We love that end of the island. It seems to me that most folks love either the East End or Seven Mile Beach, but not both. They're very different, as you'll see when you go to visit your friends.


----------



## tim (Mar 29, 2009)

Thanks Rod.  I do appreciate the advice.  I too heard that the snorkeling out front of Morritts is pretty good.  I am a bit worried about my kids, 3 daughters ages 9, 12 and 14, getting pulled out a bit by the current.  They are all very good swimmers and the 2 oldest ones are scuba certified.  I will probably check it out first and decide or just not allow them to go too far.  I have downloaded a lot of info about other snorkel sites so we will just drive to them.  We plan to bring all of our snorkel gear so it should be pretty easy for us to do a little snorkeling.  I also hope to do a couple of shore dives with them and the wife.  We shall see.  

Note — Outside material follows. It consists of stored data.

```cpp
template <int SA_SPT>
__global__ __launch_bounds__(256) void k_sample_assemble(const goofer_assembly a, int64_t total_samples, int fast)
{
    __shared__ int s_pair[2];
    const int64_t g0 = (int64_t)blockIdx.x * (blockDim.x * SA_SPT);
    if (threadIdx.x < WAVE) {
        auto key = [&](int k) { return a.notes[k].out_sample_off; };
        int64_t gl = g0 + (int64_t)blockDim.x * SA_SPT - 1;
        if (gl > total_samples - 1) gl = total_samples - 1;
        const int lo = wave_find(a.n_notes, g0, (int)threadIdx.x, key);
        const int hi = wave_find(a.n_notes, gl, (int)threadIdx.x, key);
        if (threadIdx.x == 0) { s_pair[0] = lo; s_pair[1] = hi; }
    }
    __syncthreads();
    const int n_lo = __builtin_amdgcn_readfirstlane(s_pair[0]), n_hi = __builtin_amdgcn_readfirstlane(s_pair[1]);
    if (n_lo == n_hi) {
        const goofer_note_plan &p = a.notes[n_lo];
        if (fast && !p.vel_active && p.fry_dir == 0 && !(p.pd_on && a.bend_out) && !a.f0_mul_out && p.n_out < (1 << 21) && p.tail_len < (1 << 24) &&
            p.tail_len > 0 && p.n_bend >= 1) {
            sample_assemble_fast<SA_SPT>(a, p, g0, total_samples);
            return;
        }
#pragma unroll
        for (int u = 0; u < SA_SPT; ++u) {
            const int64_t g = g0 + threadIdx.x + (int64_t)u * blockDim.x;
            if (g < total_samples) sample_assemble_one(a, p, g);
        }
    } else {
        for (int u = 0; u < SA_SPT; ++u) {
            const int64_t g = g0 + threadIdx.x + (int64_t)u * blockDim.x;
            if (g >= total_samples) break;
            int note = n_lo;
            while (note + 1 < a.n_notes && a.notes[note + 1].out_sample_off <= g) ++note;
            sample_assemble_one(a, a.notes[note], g);
        }
    }
}

__global__ __launch_bounds__(256) void k_env_fry(const goofer_assembly a, int64_t total_out_rows, const int *__restrict__ row_note, int hop)
{
    extern __shared__ __align__(16) unsigned char smem[];
    const int B = a.n_bins;
    const int wave = threadIdx.x >> 6, lane = threadIdx.x & 63;
    const int64_t orow = (int64_t)blockIdx.x * A_ROWS + wave;
    if (orow >= total_out_rows) return;
    const int note = row_note[orow];
    const goofer_note_plan p = a.notes[note];
    if (p.fry_a >= p.fry_b || p.n_out <= 0) return;
    const int64_t j = orow - p.env_off;
    int64_t c = j * hop + hop / 2;
// ... 46 lines not shown
        ctx->prof_asm_mask[ctx->prof_asm_steps] = 0;
    }
    auto mark = [&](int which, int edge, hipStream_t s) -> hipError_t {
        if (!pq || !(ctx->prof_only < 0 || ctx->prof_only == PROF_ASM0 + which)) return hipSuccess;
        if (edge) ctx->prof_asm_mask[ctx->prof_asm_steps] |= (unsigned char)(1u << which);
        return hipEventRecord(pq[2 * which + edge], s);
    };
    if (a->total_samples > 0) {
        const bool on_side = link.fork_early && ctx->ev_f0 && ctx->side && !a->any_fry;
        hipStream_t fst = on_side ? ctx->side : st;
        if (on_side) HIP_TRY(ctx, hipStreamWaitEvent(ctx->side, ctx->ev_entry, 0));
        constexpr int spt = 4;
        const dim3 sgrid((unsigned)((a->total_samples + 256 * spt - 1) / (256 * spt)));
        const int sa_fast = ctx->sa_fast ? 1 : 0;
        HIP_TRY(ctx, mark(2, 0, fst));
        hipLaunchKernelGGL(k_sample_assemble<spt>, sgrid, dim3(256), 0, fst, *a, a->total_samples, sa_fast);
        LAUNCH_CHECK(ctx);
        HIP_TRY(ctx, mark(2, 1, fst));
        if (link.fork_early && ctx->ev_f0) {
            HIP_TRY(ctx, hipEventRecord(ctx->ev_f0, fst));
            link.f0_ready = a->f0_out;
            link.f0_side = on_side;
        }
    }
    {
        const int64_t rows = std::max(a->total_edit_rows, a->total_out_rows);
        if (rows > 0) {
            hipLaunchKernelGGL(k_row_notes2, dim3((unsigned)((rows + 255) / 256)), dim3(256), 0, st, a->notes, a->n_notes, a->total_edit_rows,
                               a->total_out_rows, row_note_edit, row_note_out);
            LAUNCH_CHECK(ctx);
        }
// ... 74 lines not shown
```

goofer_amd/csrc/common.h:

```cpp
#pragma once

#include <hip/hip_runtime.h>
#include <stdint.h>
#include <stdio.h>
#include <string.h>

#include <vector>

#include "../../include/goofer_hip.h"

#define WAVE 64
#define PROF_STAGES 18
#define PROF_ASM0 15
#define PP_SPT 8
#define PULSE_TILE_INTS(samples) (4 * (((samples) + 256 * PP_SPT - 1) / (256 * PP_SPT)) + 64)
#define KN_K0 32
#define KN_DK 16
#define KN_KMAX 192
#define KN_CAND ((KN_KMAX - KN_K0) / KN_DK + 1)
#define KN_BINS_TOTAL (KN_CAND * KN_K0 + KN_DK * KN_CAND * (KN_CAND - 1) / 2)
#define PULSE_TAB_MAX 8192

struct lf_model {
    double ra = 0.02, rg = 1.7, rk = 0.8;
};
#define PULSE_PEAK_FLOATS (8193 + 1 + 6)

struct goofer_plan_t {
// ... 22 lines not shown
    float taps5_f[5] = {0}, taps175_f[15] = {0};
};

struct event_pool {
    int per_step;
    hipEvent_t *ev = nullptr;
    int steps = 0;
    hipEvent_t *step(int k) const { return ev + (size_t)k * per_step; }
};

struct render_link {
    bool fork_early = false;
    float *warp_dst = nullptr;
    const double *formants = nullptr;
    const goofer_note_params *params = nullptr;
    const float *f0_ready = nullptr;
    bool f0_side = false;
    bool warped = false;
};

struct goofer_ctx {
    int device = 0;
    char err[512] = {0};
    goofer_plan_t plan;
    void *scratch = nullptr;
    size_t scratch_bytes = 0;
    void *asm_scratch = nullptr;
    size_t asm_bytes = 0;
    void *small = nullptr;
    size_t small_bytes = 0;
    const void *dbg_ptr[16] = {nullptr};
    size_t dbg_bytes[16] = {0};
    bool overlap = true;
// ... 2 lines not shown
    hipEvent_t ev_entry = nullptr, ev_f0 = nullptr, ev_f0s = nullptr;
    int32_t *ovf_flag = nullptr;
    float *warp_rows = nullptr;
    size_t warp_rows_bytes = 0;
    event_pool prof_side{4};
    event_pool prof_main2{2};
    event_pool prof_asm{6};
    unsigned char prof_asm_mask[4096] = {0};
    int prof_asm_steps = 0;
    bool prof_side_used = false;
    bool ola_fused = true;
    bool stems = true;
    bool skip_zero = true;
    bool td_blur = true;
    bool prof_stems = false;
    bool sa_fast = true;
    bool value_f64 = false;
    int pulse_scan = 1;
    struct kernel_state {
        const void *fn;
        size_t lds;
        int waves;
        bool max_lds_set;
    } kstate[32] = {};
    int n_kstate = 0;
    bool prof_on = false;
    int prof_only = -1;
    int prof_steps = 0, prof_cap = 0;
    event_pool prof_ev{PROF_STAGES + 1};
    double *mask_taps = nullptr;
// ... 205 lines not shown
```

goofer_amd/csrc/launchers.h:

```cpp
#pragma once

#include "common.h"
#include "ragged.h"

struct onset_t;

int launch_gauss_rows64(goofer_ctx *ctx, const float *in, int ld, double *out, int ld64, int64_t rows, int n_bins, const double *d_taps,
                        int radius, hipStream_t st);
int launch_knot_error(goofer_ctx *ctx, const double *env2, int ld64, const int64_t *probe, int n_probe, int n_bins, const int *knot_bin,
                      int K, const int *lerp_idx, const float *w0, const float *w1, unsigned long long *err_bits, hipStream_t st);
int launch_knot_gather(goofer_ctx *ctx, const double *env2, int ld64, int64_t rows, const int *knot_bin, int K, uint16_t *knots,
                       hipStream_t st);
int launch_env_rows_fused(goofer_ctx *ctx, const float2 *S, int ldc, int64_t rows, int n_bins, const double *taps_env, int r_env,
                          const double *taps_fit, int r_fit, double *env_rows, int ld64, double *env2, int ld2, hipStream_t st);
int launch_knot_search(goofer_ctx *ctx, const double *env2, int ld2, const int64_t *probe_row, const int *probe_sig, int n_probe,
                       int n_bins, const int *knot_bin, const int *lerp_idx, const float *w0, const float *w1, unsigned long long *err_bits,
                       hipStream_t st);
int launch_knot_pick(goofer_ctx *ctx, const double *env2, int ld2, int64_t rows, const int *frame_sig, const int64_t *frame_off,
                     const int *knot_bin, const unsigned long long *err_bits, uint16_t *knots, int32_t *K_out, hipStream_t st);
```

As far as the grocery store, we are renting from McCurleys (I think that is the name as I don't have my file hardy) and they pick us up at the airport and drive us to the resort where the rental car will be waiting.  So, by the time I get to the resort, it will likely be close to 9pm.  I may have to jump in the rental car to drive to the nearest store to buy some stuff for breakfast as I know that the stores are closed on Sunday.  It will all work out (I hope).  Thanks.  Tim


----------



## jgirvine (Mar 29, 2009)

If you let McCurley's know, they will usually make a 10 minute stop at the grocery store.  Send BA an email or call her and check.  
G


----------



## Janette (Mar 29, 2009)

The new Foster's in Savannah is only about 20 minutes from Morritt. We rode into Georgetown one day and down seven mile beach. I much prefer the ride on the East side as we are more into beauty than activities. I didn't go into a store other than Foster's until I was at the airport and I did buy some rum cakes there. Have a wonderful trip.


----------



## scotlass (Mar 29, 2009)

tim said:


> I am a bit worried about my kids, 3 daughters ages 9, 12 and 14, getting pulled out a bit by the current.  They are all very good swimmers and the 2 oldest ones are scuba certified.  I will probably check it out first and decide or just not allow them to go too far.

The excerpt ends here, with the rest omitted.